It's important to note that as epsilon increases, the amount of noise added to the query result decreases, which means the released data becomes less private. Therefore, the selection of an appropriate epsilon value requires a careful trade-off between privacy and utility (accuracy of the released data).

Scale:
Scale is a parameter used in the Laplace and Gaussian mechanisms to determine the amount of noise added to the query result. For the Laplace mechanism, the scale is directly proportional to sensitivity/epsilon, while for the Gaussian mechanism, the scale is sensitivity/epsilon. A higher scale value means more noise is added, which results in more privacy protection.

In [11]:
def mechanism_selection():
    print("Select a mechanism for adding noise:")
    print("1. Laplace Noise")
    print("2. Gaussian Noise")
    print("3. Random Noise")
    
    while True:
        choice = input("Enter your choice (1, 2, or 3): ")
        if choice == "1":
            return "laplace"
        elif choice == "2":
            return "gaussian"
        elif choice == "3":
            return "random"
        else:
            print("Invalid choice. Please enter 1, 2, or 3.")

In [12]:
def privacy_parameters():
    print("In order to add noise using Laplace, Gaussian or Random mechanism, first determine privacy parameters.")
    print("Enter the sensitivity (e.g., 1): ")
    sensitivity = float(input())
    print("Enter the epsilon (e.g., 0.1): ")
    epsilon = float(input())
    # Calculate the scale parameter for Laplace distribution
    scale = sensitivity / epsilon
    return sensitivity, epsilon, scale

In [13]:
def add_noise(result, mechanism, scale):
    if mechanism == "laplace":
        return laplace_noise(result,scale)
    elif mechanism == "gaussian":
        return gaussian_noise(result,scale)
    elif mechanism == "random":
        return random_noise(result,scale)
    else:
        raise ValueError("Invalid mechanism choice. Supported mechanisms are 'laplace' and 'gaussian'.")

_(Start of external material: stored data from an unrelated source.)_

__global__ __launch_bounds__(256) void k_slices_build_lq(nhp_cont_args a, nhp_slices sl, double *__restrict__ L, double *__restrict__ Q)
{
#pragma clang fp contract(off)
    const nhp_item it = a.items[blockIdx.x];
    const int lane = threadIdx.x & 63, w = threadIdx.x >> 6;
    const int nchild = it.kend - it.kbeg;
    const int s0 = sl.item0[blockIdx.x], ns = sl.item0[blockIdx.x + 1] - s0;
    for (int j = w; j < ns; j += 4) {
        const uint32_t row0 = sl.row[s0 + j];
        const int K = (int)(sl.row[s0 + j + 1] - row0);
        const int kk = 64 * j + lane;
        nhp_child ch;
        ch.t = 0.0; ch.first = 0; ch.idx = 0;
        if (kk < nchild) ch = a.child_w[it.kbeg + kk];
        const int len = ch.idx - ch.first;
        for (int r = 0; r < K; ++r) {
            double2 d = make_double2(0.0, 0.0);
            if (r < len) d = nhp_logitnormal_data(a.inv_dtmax, ch.t - a.ev[ch.idx - 1 - r].t);
            const size_t o = ((size_t)row0 + (size_t)r) * 64 + (size_t)lane;
            L[o] = d.x;
            Q[o] = d.y;
        }
    }
}

__global__ __launch_bounds__(256) void k_slices_build_d(nhp_cont_args a, nhp_slices sl, double *__restrict__ D)
// ... 332 lines not shown
    if (hipMalloc((void **)&d_cnt, 4 * (size_t)ni * N) != hipSuccess || hipMalloc((void **)&d_rows, 4 * (size_t)ni * spi) != hipSuccess ||
        hipMalloc((void **)&d_rankof, 2 * (size_t)ni * N) != hipSuccess ||
        hipMalloc((void **)&ds->d_ps_perm, 2 * (size_t)ni * spi * 64) != hipSuccess ||
        hipMalloc((void **)&ds->d_ps_row, 4 * ((size_t)ni * spi + 1)) != hipSuccess)
        return fail(NHP_ENOMEM, "out of device memory");
    const size_t lds = 4 * (size_t)N;
    if (lds > 64 * 1024) {
        (void)hipFuncSetAttribute((const void *)k_ps_count, hipFuncAttributeMaxDynamicSharedMemorySize, (int)lds);
        (void)hipFuncSetAttribute((const void *)k_ps_rank, hipFuncAttributeMaxDynamicSharedMemorySize, (int)lds);
        (void)hipFuncSetAttribute((const void *)k_ps_fill, hipFuncAttributeMaxDynamicSharedMemorySize, (int)lds);
    }
    hipLaunchKernelGGL(k_ps_count, dim3((unsigned)ni), dim3(256), lds, ctx->main(), a, d_cnt);
    hipLaunchKernelGGL(k_ps_rank, dim3((unsigned)ni), dim3(256), lds, ctx->main(), N, spi, d_cnt, ds->d_ps_perm, d_rankof, d_rows);
    if (hipGetLastError() != hipSuccess) return fail(NHP_EHIP, "launch failed");
    std::vector<uint32_t> rows((size_t)ni * spi), off((size_t)ni * spi + 1);
    if (hipMemcpyAsync(rows.data(), d_rows, 4 * rows.size(), hipMemcpyDeviceToHost, ctx->main()) != hipSuccess ||
        hipStreamSynchronize(ctx->main()) != hipSuccess) return fail(NHP_EHIP, "copy failed");
    uint64_t run = 0;
    for (size_t q = 0; q < rows.size(); ++q) { off[q] = (uint32_t)run; run += rows[q]; }
    off[rows.size()] = (uint32_t)run;
    if (run >= ((uint64_t)1 << 25)) return fail(NHP_ENOTIMPL, "too many rows");
    ds->ps_rows = (int64_t)run; ds->ps_spi = spi; ds->ps_sb = sb;
    const size_t n = ((size_t)run + 16) * 64;
    if (hipMalloc((void **)&ds->d_ps_lo, 4 * n) != hipSuccess || hipMalloc((void **)&ds->d_ps_hi, 2 * n) != hipSuccess)
        return fail(NHP_ENOMEM, "out of device memory");
    if (hipMemcpyAsync(ds->d_ps_row, off.data(), 4 * off.size(), hipMemcpyHostToDevice, ctx->main()) != hipSuccess ||
        hipMemsetAsync(ds->d_ps_lo + (size_t)run * 64, 0, 4 * 16 * 64, ctx->main()) != hipSuccess ||
        hipMemsetAsync(ds->d_ps_hi + (size_t)run * 64, 0, 2 * 16 * 64, ctx->main()) != hipSuccess)
        return fail(NHP_EHIP, "copy failed");
    const nhp_pslices ps = pslices_view(ds);
    hipLaunchKernelGGL(k_ps_fill, dim3((unsigned)ni), dim3(256), lds, ctx->main(), a, ps, d_cnt, d_rankof, ds->d_ps_lo, ds->d_ps_hi);
    hipLaunchKernelGGL(k_ps_sort, dim3((unsigned)ni), dim3(256), 0, ctx->main(), N, ps, d_cnt, ds->d_ps_lo, ds->d_ps_hi);
    if (hipGetLastError() != hipSuccess || hipStreamSynchronize(ctx->main()) != hipSuccess) return fail(NHP_EHIP, "fill failed");
    (void)hipFree(d_cnt); (void)hipFree(d_rows); (void)hipFree(d_rankof);
    return NHP_OK;
}

static void slices_cfg(const nhp_cont_dataset *ds, int *B, int *C)
{
    const int per_item = (ds->max_item + 63) / 64;
    const double mean_rows = ds->n_slices > 0 ? (double)ds->sl_rows / (double)ds->n_slices : 0.0;
    *B = per_item >= 12 ? 512 : per_item >= 6 ? 256 : per_item >= 3 ? 128 : 64;
    *C = mean_rows >= 48.0 ? 8 : mean_rows >= 16.0 ? 4 : 2;
    if (const char *cfg = getenv("NHP_SLICES_CFG")) sscanf(cfg, "%d,%d", B, C);
}

static nhp_status launch_slices(nhp_ctx *ctx, const nhp_cont_dataset *ds, const nhp_cont_model *m, int mask_integral, double *d_out,
                                double *d_grad, bool direct, bool *launched, int32_t defer_slot = -1, bool *deferred = nullptr)
{
    *launched = false;
    if (deferred) *deferred = false;
    if (!ds->d_sl_row || ds->n_items <= 0 || m->impulse_kind != NHP_IMPULSE_EXPONENTIAL) return NHP_OK;
    if (nhp_slices_off(d_grad ? "NHP_GRAD_SLICES" : nullptr)) return NHP_OK;
    const size_t lds = 320 + 16 * ((size_t)ds->N + 1) + 512 + (d_grad ? 8 * ((size_t)ds->max_item + 1) : 0);
    if (lds > 160 * 1024) return NHP_OK;
    NHP_HIP(ctx, hipSetDevice(ctx->device));
    NHP_TRY(nhp_ctx_reserve_partials(ctx, 2 * (size_t)ds->n_items));
    nhp_cont_args a = nhp_make_args(ds, m);
    NHP_TRY(ensure_slices(ctx, ds, a));
    const nhp_slices sl = slices_view(ds);
    nhp_pslices ps{};
    if (d_grad) {
        NHP_TRY(ensure_parent_slices(ctx, ds, a));
        ps = pslices_view(ds);
        ps.grad = d_grad;
        ps.direct = direct ? 1 : 0;
    }
    int B, C;
    slices_cfg(ds, &B, &C);
    dim3 grid((unsigned)ds->n_items);
    bool ok = false;
    const bool flat = m->baseline_kind == NHP_BASELINE_HOMOGENEOUS;
    const bool known = (B == 64 || B == 128 || B == 256 || B == 512) && (C == 2 || C == 4 || C == 8);
    const int defer = defer_slot >= 0 && !d_grad && d_out && known ? 1 : 0;
    double *partials = ctx->d_partials;
    if (defer) {
        NHP_TRY(nhp_ctx_reserve_slot_partials(ctx, defer_slot, 2 * (size_t)ds->n_items));
        partials = ctx->d_slot_partials[defer_slot];
    }
#define NHP_SLAUNCH(b, cc, f, g)                                                                                      \
    do {                                                                                                              \
        if (lds > 64 * 1024)                                                                                          \
            (void)hipFuncSetAttribute((const void *)k_windowed_slices<b, cc, f, g>, hipFuncAttributeMaxDynamicSharedMemorySize, (int)lds); \
        hipLaunchKernelGGL((k_windowed_slices<b, cc, f, g>), grid, dim3(b), lds, ctx->lane(), a, sl, ps, mask_integral, partials, \
                           ctx->d_counter, d_out, defer);                                                             \
    } while (0)
#define NHP_SCASE(b, cc)                                                                                              \
    if (!ok && B == b && C == cc) {                                                                                   \
        ok = true;                                                                                                    \
        if (d_grad) { if (flat) NHP_SLAUNCH(b, cc, true, true); else NHP_SLAUNCH(b, cc, false, true); }               \
        else { if (flat) NHP_SLAUNCH(b, cc, true, false); else NHP_SLAUNCH(b, cc, false, false); }                    \
    }
#define NHP_SROW(b) NHP_SCASE(b, 2) NHP_SCASE(b, 4) NHP_SCASE(b, 8)
    NHP_SROW(64) NHP_SROW(128) NHP_SROW(256) NHP_SROW(512) NHP_SROW(1024)
    if (!ok) { B = 256; C = 4; NHP_SCASE(256, 4) }
#undef NHP_SLAUNCH
#undef NHP_SROW
#undef NHP_SCASE
    NHP_HIP(ctx, hipGetLastError());
    if (defer) {
        ctx->pend.mark(defer_slot, ds->n_items, B);
        if (deferred) *deferred = true;
    }
    *launched = true;
    return NHP_OK;
}

// ... 72 lines not shown
    return ds->all_sole && !nhp_is_column_shard(ds) && m->baseline_kind == NHP_BASELINE_HOMOGENEOUS;
}

extern "C" int64_t nhp_debug_parent_slices(const nhp_cont_dataset *ds, uint32_t *lo, uint16_t *hi, int64_t cap)
{
    if (!ds || !ds->d_ps_lo) return -1;
    const int64_t n = ds->ps_rows * 64;
    if (lo && hi && cap >= n) {
        if (hipMemcpy(lo, ds->d_ps_lo, 4 * (size_t)n, hipMemcpyDeviceToHost) != hipSuccess) return -2;
        if (hipMemcpy(hi, ds->d_ps_hi, 2 * (size_t)n, hipMemcpyDeviceToHost) != hipSuccess) return -2;
    }
    return n;
}

template <int S>
static nhp_status launch_sets(nhp_ctx *ctx, const nhp_cont_dataset *ds, const nhp_cont_model *const *ms, int32_t slot0, size_t lds)
{
    NHP_TRY(nhp_ctx_reserve_partials(ctx, 2 * (size_t)ds->n_items * S));
    nhp_cont_args a = nhp_make_args(ds, ms[0]);
    NHP_TRY(ensure_slices(ctx, ds, a));
    const nhp_slices sl = slices_view(ds);
    nhp_sets st;
    for (int k = 0; k < NHP_SETS_MAX; ++k) {
        const nhp_cont_model *m = ms[k < S ? k : 0];
        st.p1[k] = m->d_p1; st.W[k] = m->d_W; st.A[k] = m->has_A ? m->d_A : nullptr; st.lambda0[k] = m->d_lambda0;
        st.out[k] = ctx->d_results + slot0 + (k < S ? k : 0);
    }
    const double mean_rows = ds->n_slices > 0 ? (double)ds->sl_rows / (double)ds->n_slices : 0.0;
    dim3 grid((unsigned)ds->n_items);
    int B = (ds->max_item + 63) / 64 >= 6 ? 512 : 256, C = mean_rows >= 16.0 ? 4 : 2;
    if (const char *cfg = getenv("NHP_SETS_CFG")) sscanf(cfg, "%d,%d", &B, &C);
#define NHP_BL(b, cc)                                                                                                  \
    do {                                                                                                               \
        if (lds > 64 * 1024)                                                                                           \
            (void)hipFuncSetAttribute((const void *)k_slices_batch<b, cc, S>, hipFuncAttributeMaxDynamicSharedMemorySize, (int)lds); \
        hipLaunchKernelGGL((k_slices_batch<b, cc, S>), grid, dim3(b), lds, ctx->lane(), a, sl, st, ctx->d_partials, ctx->d_counter); \
    } while (0)
    if (B == 256 && C == 2) NHP_BL(256, 2); else if (B == 256) NHP_BL(256, 4);
    else if (B == 1024 && C == 2) NHP_BL(1024, 2); else if (B == 1024) NHP_BL(1024, 4);
    else if (C == 2) NHP_BL(512, 2); else NHP_BL(512, 4);
#undef NHP_BL
    NHP_HIP(ctx, hipGetLastError());
    return NHP_OK;
}

nhp_status nhp_launch_slices_batch(nhp_ctx *ctx, const nhp_cont_dataset *ds, const nhp_cont_model *const *ms, int S, int32_t slot0,
                                   bool *launched)
{
    *launched = false;
    if (!ds->d_sl_row || ds->n_items <= 0 || (S != 2 && S != 4)) return NHP_OK;
    if (nhp_slices_off("NHP_BATCH_SLICES")) return NHP_OK;
    for (int k = 0; k < S; ++k)
        if (!ms[k] || ms[k]->impulse_kind != NHP_IMPULSE_EXPONENTIAL || ms[k]->baseline_kind != NHP_BASELINE_HOMOGENEOUS) return NHP_OK;
    const size_t lds = 320 + 16 * ((size_t)ds->N + 1) * (size_t)S + 512;
    if (lds > 160 * 1024) return NHP_OK;
    NHP_HIP(ctx, hipSetDevice(ctx->device));
    if (S == 4) NHP_TRY(launch_sets<4>(ctx, ds, ms, slot0, lds)); else NHP_TRY(launch_sets<2>(ctx, ds, ms, slot0, lds));
    *launched = true;
    return NHP_OK;
}

bool nhp_slices_pair_eligible(const nhp_cont_dataset *ds, const nhp_cont_model *m)
{
    if (!ds || !m || !ds->d_sl_row || ds->n_items <= 0) return false;
    if (m->impulse_kind != NHP_IMPULSE_EXPONENTIAL || m->baseline_kind != NHP_BASELINE_HOMOGENEOUS) return false;
    if (!ds->all_sole || nhp_is_column_shard(ds) || nhp_slices_off(nullptr)) return false;
    if (const char *pl = getenv("NHP_PLIST")) if (atoi(pl) == 0) return false;
    if (4 * (320 + 32 * ((size_t)ds->N + 1) + 512) > 160 * 1024) return false;
    int B, C;
    slices_cfg(ds, &B, &C);
    return (B == 64 || B == 128 || B == 256 || B == 512) && (C == 2 || C == 4 || C == 8);
}

nhp_status nhp_launch_slices_pair(nhp_ctx *ctx, const nhp_cont_dataset *ds, const nhp_cont_model *const *ms, const int32_t *slot)
{
    const size_t lds = 320 + 32 * ((size_t)ds->N + 1) + 512;
    NHP_HIP(ctx, hipSetDevice(ctx->device));
    for (int k = 0; k < 2; ++k) NHP_TRY(nhp_ctx_reserve_slot_partials(ctx, slot[k], 2 * (size_t)ds->n_items));
    nhp_cont_args a = nhp_make_args(ds, ms[0]);
    NHP_TRY(ensure_slices(ctx, ds, a));
    const nhp_slices sl = slices_view(ds);
    nhp_sets st;
    for (int k = 0; k < NHP_SETS_MAX; ++k) {
        const nhp_cont_model *m = ms[k & 1];
        st.p1[k] = m->d_p1; st.W[k] = m->d_W; st.A[k] = m->has_A ? m->d_A : nullptr; st.lambda0[k] = m->d_lambda0;
        st.out[k] = ctx->d_slot_partials[slot[k & 1]];
    }
    int B, C;
    slices_cfg(ds, &B, &C);
    dim3 grid((unsigned)ds->n_items);
    bool ok = false;
#define NHP_PCASE(b, cc)                                                                                              \
    if (!ok && B == b && C == cc) {                                                                                   \
        ok = true;                                                                                                    \
        if (lds > 64 * 1024)                                                                                          \
            (void)hipFuncSetAttribute((const void *)k_slices_batch<b, cc, 2, true>, hipFuncAttributeMaxDynamicSharedMemorySize, (int)lds); \
        hipLaunchKernelGGL((k_slices_batch<b, cc, 2, true>), grid, dim3(b), lds, ctx->lane(), a, sl, st, (double *)nullptr,  \
                           (unsigned int *)nullptr);                                                                  \
    }
#define NHP_PROW(b) NHP_PCASE(b, 2) NHP_PCASE(b, 4) NHP_PCASE(b, 8)
    NHP_PROW(64) NHP_PROW(128) NHP_PROW(256) NHP_PROW(512)
#undef NHP_PROW
#undef NHP_PCASE
    if (!ok) { nhp_set_error(ctx, "paired enqueue: no kernel for %d threads, %d rows", B, C); return NHP_EINVAL; }
    NHP_HIP(ctx, hipGetLastError());
    for (int k = 0; k < 2; ++k) ctx->pend.mark(slot[k], ds->n_items, B);
    return NHP_OK;
}

static nhp_status ensure_lq_planes(nhp_ctx *ctx, nhp_cont_dataset *ds, const nhp_cont_args &a, const nhp_slices &sl, bool *ok)
{
    *ok = true;
    if (ds->d_sl_L) return NHP_OK;
    const size_t n = ((size_t)ds->sl_rows + 16) * 64;
    if (hipMalloc((void **)&ds->d_sl_L, 8 * n) != hipSuccess || hipMalloc((void **)&ds->d_sl_Q, 8 * n) != hipSuccess) {
        (void)hipGetLastError();
        (void)hipFree(ds->d_sl_L); (void)hipFree(ds->d_sl_Q);
        ds->d_sl_L = nullptr; ds->d_sl_Q = nullptr;
        *ok = false;
        return NHP_OK;
    }
    NHP_HIP(ctx, hipMemsetAsync(ds->d_sl_L + (size_t)ds->sl_rows * 64, 0, 8 * 16 * 64, ctx->main()));
    NHP_HIP(ctx, hipMemsetAsync(ds->d_sl_Q + (size_t)ds->sl_rows * 64, 0, 8 * 16 * 64, ctx->main()));
    hipLaunchKernelGGL(k_slices_build_lq, dim3((unsigned)ds->n_items), dim3(256), 0, ctx->main(), a, sl, ds->d_sl_L, ds->d_sl_Q);
    NHP_HIP(ctx, hipGetLastError());
    return NHP_OK;
}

The result is a random draw from the discrete Laplace/Gaussian distribution, centered at the true count of the number of records in the underlying dataset.

In [14]:
# Add Laplace noise for differential privacy
def laplace_noise(result, scale):
    #scale here just has to be hard-coded. Because scale is proportional but not equal to sensitivity/epsilon
    #there isn't a universal way I've found to calculate scale for laplace without knowing standard deviation.
    if isinstance(result, int):
        dp_count = make_base_discrete_laplace(scale) 
    if isinstance(result, float):
        dp_count = make_base_laplace(scale) 
    noisy_result = dp_count(result)
    return noisy_result

In [15]:
def gaussian_noise(result,scale):
    if isinstance(result, int):
        dp_count = make_base_discrete_gaussian(scale)
    if isinstance(result, float):
        dp_count = make_base_gaussian(scale) 
    noisy_result = dp_count(result)
    return noisy_result

In [16]:
import numpy as np

def random_noise(result, scale):
    # Generate Laplace noise and add it to the result
    #scale is hard-coded, explanation above
    if isinstance(result, int):
        noisy_result = int(result + np.random.laplace(loc=0, scale=scale))
    if isinstance(result, float):
        noisy_result = float(result + np.random.laplace(loc=0, scale=scale))
    return noisy_result

In [17]:
def max_deviation(scale, alpha=None):
    if alpha is None:
        alpha = float(input("Enter the alpha (e.g., 0.05): "))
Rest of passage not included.